It is a common supposition that, in the interval between their creation and the fall of man, all animals were gentle, and fed solely

upon vegetable productions. Some have proposed the hypothesis that the carnivorous tribes were not created till after the fall, or even after the deluge. This hypothesis seems to lessen the difficulty, but it overlooks the fact that the grasses, leaves, seeds, and fruits, which are the food of the herbivorous races, swarm with insect life. The supposition that the carnivorous animals could at any time have fed upon vegetables, cannot be entertained for a moment, except it were by a person quite ignorant of the anatomical structure of those animals. Their bones and muscles, their teeth, claws, stomachs, and intestines, demonstrate that they were created to be nourished solely by animal food. Let it also be considered, that the tribes of fish, great and small, with very inconsiderable exceptions, so immensely filling rivers, lakes, and the ocean, are formed by the all-wise Creator, to be carnivorous. I have formerly thought that our first parents had never witnessed death, till they beheld with agony the first sacrifice, offered up by divine prescription. But I do not now see the necessity or the probability of such a state of things. Rather, the denunciation in Gen. ii. 17, would seem to imply that they understood what the penalty was, in consequence of their having witnessed the pangs of death, in the inferior animals. 5. What, then, is the meaning of Rom. viii. 20. "The creation (ver. 22, all the creation) has been made subject to vanity," &c.? I reply, that here the word (which is used in different senses and under great limitations, as in Col. i. 23; 1 Pet. ii. 13;) denotes the part of the created universe which is immediately related to man, or comes under his influence; and that "vanity" denotes the frustration of high and holy purposes to which that part of the universe is subjected by the wickedness of mankind, ungratefully towards God and cruelly towards sentient animals; abusing the gifts of providence.

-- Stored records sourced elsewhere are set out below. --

@@ -1476,9 +1539,11 @@
 #pragma unroll
             for (int v = 0; v < 4; ++v) dx = __builtin_amdgcn_mfma_f64_16x16x4f64(Dk[v], ax[v], dx, 0, 0, 0);
         }
-        pout = __builtin_amdgcn_mfma_f64_16x16x4f64(ax[0], Tk[0], v4d{0.0, 0.0, 0.0, 0.0}, 0, 0, 0);
-#pragma unroll
-        for (int v = 1; v < 4; ++v) pout = __builtin_amdgcn_mfma_f64_16x16x4f64(ax[v], Tk[v], pout, 0, 0, 0);
+        if constexpr (!FOLD) {
+            pout = __builtin_amdgcn_mfma_f64_16x16x4f64(ax[0], Tk[0], v4d{0.0, 0.0, 0.0, 0.0}, 0, 0, 0);
+#pragma unroll
+            for (int v = 1; v < 4; ++v) pout = __builtin_amdgcn_mfma_f64_16x16x4f64(ax[v], Tk[v], pout, 0, 0, 0);
+        }
         if (!HELPABLE || hj < 0) {
 #pragma unroll
             for (int v = 0; v < 3; ++v) l.xs[slot * 192 + v * 64 + lane] = dx[v];
@@ -1566,7 +1631,7 @@
 
 
 constexpr int rsos_nthreads(int nw) { return (nw == 17 ? 16 : nw) * 64; }
-template <int KS, int NW, typename TO, int CYC>
+template <int KS, int NW, typename TO, int CYC, bool FOLDABLE = false>
 __device__ __forceinline__ void rsos_body(const double* __restrict__ tab, const int* __restrict__ jend_g, const RsSos& g, TO* __restrict__ y,
                                           const RsGlobalTables& gsrc, int64_t G0, int64_t Gstep) {
     constexpr bool HW = NW == 17;
@@ -1695,6 +1760,12 @@
                     continue;
                 }
             }
+            if constexpr (FOLDABLE && sizeof(TO) == 8 && (NW == 12 || NW == 8)) {
+                if (g.fold) {
+                    rsos_ywave<KS, NY, NL, TO, CYC, false, false, true>(&sh, lds_raw, G, yi);
+                    continue;
+                }
+            }
             rsos_ywave<KS, NY, NL, TO, CYC, false, HW>(&sh, lds_raw, G, yi);
         }
     }
@@ -1703,7 +1774,7 @@
 template <int KS, int NW, typename TO, int CYC>
 __global__ __launch_bounds__(rsos_nthreads(NW)) void k_rsos(const double* __restrict__ tab, const int* __restrict__ jend_g, RsSos g,
                                                   TO* __restrict__ y, RsGlobalTables gsrc) {
-    rsos_body<KS, NW, TO, CYC>(tab, jend_g, g, y, gsrc, (int64_t)blockIdx.x, (int64_t)gridDim.x);
+    rsos_body<KS, NW, TO, CYC, true>(tab, jend_g, g, y, gsrc, (int64_t)blockIdx.x, (int64_t)gridDim.x);
 }
 
 template <int KS, int NW, typename TO, int CYC>
diff --git a/signaloperators.jl_amd/csrc/plan.h b/signaloperators.jl_amd/csrc/plan.h
--- a/signaloperators.jl_amd/csrc/plan.h
+++ b/signaloperators.jl_amd/csrc/plan.h
@@ -22,6 +22,8 @@
 
 void rsos_wproj_matrix_sos(const double* sos, int nsec, double gain, const double* tab, const int* jend, int ngroups, int kw, int64_t M, int wp,
                            std::vector<double>& V, int& j0, int& K);
+void rsos_fold_tables_sos(const double* sos, int nsec, double gain, const double* tab, int ngroups, int kw, double* e, double* ftab, double* amp,
+                          int* fold);
 int resample_positions(double fs_in, double fs_out, double rate, int nphi, const double* h, int hlen,
                        int64_t n_out, int64_t* j, int32_t* p, double* alpha, int64_t* nfix, int64_t* nbaked);
 
diff --git a/signaloperators.jl_amd/csrc/sigops_internal.h b/signaloperators.jl_amd/csrc/sigops_internal.h
--- a/signaloperators.jl_amd/csrc/sigops_internal.h
+++ b/signaloperators.jl_amd/csrc/sigops_internal.h
@@ -317,8 +317,11 @@
     int32_t* bad;
     long long* trace;
     uint32_t* err;
+    int32_t fold;
+    int32_t fold_off;
 };
 constexpr int kRsosTraceIters = 96;
+constexpr int rsos_fold_time(int m) { return 2 * (m & 3) + ((m >> 2) & 1) + 8 * (m >> 3); }
 
 struct RsosItem {
     RsSos g;
diff --git a/signaloperators.jl_amd/csrc/stages.cpp b/signaloperators.jl_amd/csrc/stages.cpp
--- a/signaloperators.jl_amd/csrc/stages.cpp
+++ b/signaloperators.jl_amd/csrc/stages.cpp
@@ -1682,19 +1682,20 @@
     }
 }
 
-static void rsos_block_columns(const SosCoefs& cf, std::vector<double>& Tm, std::vector<double>& Cm, std::vector<double>& Dm, std::vector<double>& Am) {
+template <typename R>
+static void rsos_block_columns(const SosCoefs& cf, std::vector<R>& Tm, std::vector<R>& Cm, std::vector<R>& Dm, std::vector<R>& Am) {
     const int ns = cf.nsec, D = 2 * ns, B = 16;
     Tm.assign(B * B, 0.0);
     Cm.assign(B * 12, 0.0);
     Dm.assign(12 * B, 0.0);
     Am.assign(12 * 12, 0.0);
     for (int col = 0; col < B + D; ++col) {
-        std::vector<double> st(D, 0.0);
+        std::vector<R> st(D, 0.0);
         if (col >= B) st[col - B] = 1.0;
         for (int t = 0; t < B; ++t) {
-            double v = col == t ? 1.0 : 0.0;
+            R v = col == t ? 1.0 : 0.0;
             for (int f = 0; f < ns; ++f) {
-                const double xi = v;
+                const R xi = v;
                 v = st[2 * f] + cf.b0[f] * xi;
                 st[2 * f] = st[2 * f + 1] + cf.b1[f] * xi - cf.a1[f] * v;
                 st[2 * f + 1] = cf.b2[f] * xi - cf.a2[f] * v;
@@ -1729,6 +1730,102 @@
     }
 }
 
+constexpr double kRsosFoldAmp = 256.0;
+struct RsosFold {
+    std::vector<double> E;
+    std::vector<double> ftab;
+    std::vector<double> Cp;
+    double amp = 0.0;
+    bool ok = false;
+};
+static void rsos_fold_tables(const SosCoefs& cf, const double* tab, int ngroups, int kw, RsosFold& F) {
+    typedef long double R;
+    const int B = 16;
+    std::vector<R> Tm, Cm, Dm, Am;
+    rsos_block_columns<R>(cf, Tm, Cm, Dm, Am);
+    F = RsosFold{};
+    F.E.assign(12 * B, 0.0);
+    F.Cp.assign(B * 12, 0.0);
+    F.ftab.assign((size_t)ngroups * kw * 16, 0.0);
+    F.amp = INFINITY;
+    if (!(std::fabs((double)Tm[0]) > 0.0) || !std::isfinite((double)Tm[0])) return;
+    std::vector<R> Ti(B * B, 0.0L), E(12 * B, 0.0L);
+    for (int j = 0; j < B; ++j)
+        for (int i = j; i < B; ++i) {
+            R a = i == j ? 1.0L : 0.0L;
+            for (int k = j; k < i; ++k) a -= Tm[i * B + k] * Ti[k * B + j];
+            Ti[i * B + j] = a / Tm[i * B + i];
+        }
+    R dmax = 0.0L, emax = 0.0L;
+    for (int i = 0; i < 12; ++i) {
+        R dsum = 0.0L, esum = 0.0L;
+        for (int j = 0; j < B; ++j) {
+            R a = 0.0L;
+            for (int k = j; k < B; ++k) a += Dm[i * B + k] * Ti[k * B + j];
+            E[i * B + j] = a;
+            dsum += fabsl(Dm[i * B + j]);
+        }
+        for (int j = 0; j < B; ++j) {
+            R a = 0.0L;
+            for (int k = j; k < B; ++k) a += fabsl(E[i * B + k]) * fabsl(Tm[k * B + j]);
+            esum += a;
+        }
+        dmax = std::max(dmax, dsum);
+        emax = std::max(emax, esum);
+    }
+    F.amp = dmax > 0.0L ? (double)(emax / dmax) : INFINITY;
+    F.ok = std::isfinite(F.amp) && F.amp <= kRsosFoldAmp;
+    for (int i = 0; i < 12 * B; ++i) F.E[i] = (double)E[i];
+    for (int m = 0; m < B; ++m)
+        for (int d = 0; d < 12; ++d) F.Cp[m * 12 + d] = (double)Cm[rsos_fold_time(m) * 12 + d];
+    for (size_t r = 0; r < (size_t)ngroups * kw; ++r) {
+        const double* tp = tab + r * 16;
+        for (int m = 0; m < B; ++m) {
+            const int t = rsos_fold_time(m);
+            R a = 0.0L;
+            for (int k = 0; k <= t; ++k) a += Tm[t * B + k] * (R)tp[k];
+            F.ftab[r * 16 + m] = (double)a;
+        }
+    }
+}
+
+static void rsos_fold_operands(const RsosFold& F, std::vector<double>& mats) {
+    const size_t o = mats.size();
+    mats.resize(o + (size_t)7 * 64 + F.ftab.size(), 0.0);
+    for (int lane = 0; lane < 64; ++lane) {
+        const int i = lane & 15, kq = lane >> 4;
+        for (int v = 0; v < 4; ++v) {
+            const int k = 4 * v + kq;
+            mats[o + (size_t)v * 64 + lane] = i < 12 ? F.E[i * 16 + rsos_fold_time(k)] : 0.0;
+            if (v < 3) mats[o + (size_t)(4 + v) * 64 + lane] = F.Cp[i * 12 + k];
+        }
+    }
+    std::copy(F.ftab.begin(), F.ftab.end(), mats.begin() + (ptrdiff_t)(o + 7 * 64));
+}
+
+static SosCoefs sos_rows_coefs(const double* sos, int nsec, double gain) {
+    SosCoefs cf{};
+    cf.nsec = nsec;
+    cf.gain = gain;
+    for (int f = 0; f < nsec; ++f) {
+        cf.b0[f] = sos[6 * f + 0];
+        cf.b1[f] = sos[6 * f + 1];
+        cf.b2[f] = sos[6 * f + 2];
+        cf.a1[f] = sos[6 * f + 4];
+        cf.a2[f] = sos[6 * f + 5];
+    }
+    return cf;
+}
+void rsos_fold_tables_sos(const double* sos, int nsec, double gain, const double* tab, int ngroups, int kw, double* e, double* ftab, double* amp,
+                          int* fold) {
+    RsosFold F;
+    rsos_fold_tables(sos_rows_coefs(sos, nsec, gain), tab, ngroups, kw, F);
+    std::copy(F.E.begin(), F.E.end(), e);
+    std::copy(F.ftab.begin(), F.ftab.end(), ftab);
+    *amp = F.amp;
+    *fold = F.ok ? 1 : 0;
+}
+
 static void rsos_wproj_matrix(const SosCoefs& cf, const double* tab, const int* jend, int ngroups, int kw, int64_t M, int wp, std::vector<double>& V,
                        int& j0, int& K) {
     std::vector<double> Tm, Cm, Dm, Am;
@@ -1770,17 +1867,7 @@
 
 void rsos_wproj_matrix_sos(const double* sos, int nsec, double gain, const double* tab, const int* jend, int ngroups, int kw, int64_t M, int wp,
                            std::vector<double>& V, int& j0, int& K) {
-    SosCoefs cf{};
-    cf.nsec = nsec;
-    cf.gain = gain;
-    for (int f = 0; f < nsec; ++f) {
-        cf.b0[f] = sos[6 * f + 0];
-        cf.b1[f] = sos[6 * f + 1];
-        cf.b2[f] = sos[6 * f + 2];
-        cf.a1[f] = sos[6 * f + 4];
-        cf.a2[f] = sos[6 * f + 5];
-    }
-    rsos_wproj_matrix(cf, tab, jend, ngroups, kw, M, wp, V, j0, K);
+    rsos_wproj_matrix(sos_rows_coefs(sos, nsec, gain), tab, jend, ngroups, kw, M, wp, V, j0, K);
 }
 
 
@@ -2029,7 +2116,19 @@
                 wpj = c0.dtype == SO_F64 && c0.array_node >= 0 && (c0.nsteps == 0 || sine);
             }
             const double t_pro = wpj ? 0.013 * (double)(wp * Mp + kwp) : 0.0;
-            const double t_fused = (double)((ngrp + cus - 1) / cus) * ((double)((pr + (wpj ? 0 : wp)) * ngp) * 0.30 * unit_cost * (ks + 14) / 28.0 + t_pro) + 15.0;
+            double fold_pace = 1.0;
+            if (!std::getenv("SIGOPS_RSOS_NOFOLD") && !std::getenv("SIGOPS_RSOS_NWAVES") && nodes[S2.node].dtype == SO_F64 && !two_arrays && !was_ga && ct >= 8 &&
+                (plain_src ? S3.in_array_node >= 0 && nodes[nodes[S3.node].kids[0]].dtype != SO_F32
+                           : S3.carriers[0].dtype == SO_F64 && S3.carriers[0].array_node >= 0)) {
+                const std::vector<double>& tb = own_tab ? own_taps : S3.tab_host;
+                if (tb.size() == (size_t)ngp * kwp * 16) {
+                    RsosFold F;
+                    rsos_fold_tables(S2.groups[0], tb.data(), ngp, kwp, F);
+                    if (F.ok) fold_pace = 0.97;
+                }
+            }
+            const double t_fused =
+                (double)((ngrp + cus - 1) / cus) * ((double)((pr + (wpj ? 0 : wp)) * ngp) * 0.30 * unit_cost * fold_pace * (ks + 14) / 28.0 + t_pro) + 15.0;
             const double t_two = 8.0e-6 * (double)need * nch + 95.0;
             if (std::getenv("SIGOPS_DEBUG_PLAN"))
                 std::fprintf(stderr, "[sigops] k_rsos estimate: fused %.0f us (%lld groups, %lld + %lld periods), two kernels %.0f us\n", t_fused,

6. Still, the question will be proposed, Are we compelled to acquiesce in these conclusions? Might not the deposition of all the strata, their superposition, the imbedding in them of vegetable and animal remains, and their elevation so as to form our present continents and islands, all have taken place in the 2400 years from the fall to the deluge, completed by the powerful action of the diluvial

waters?

This is the question of questions in relation to geology. To discuss it fully would require a volume: yet, long as this paper has become, I must offer a few words. There are two classes of men, each of which gives its reply.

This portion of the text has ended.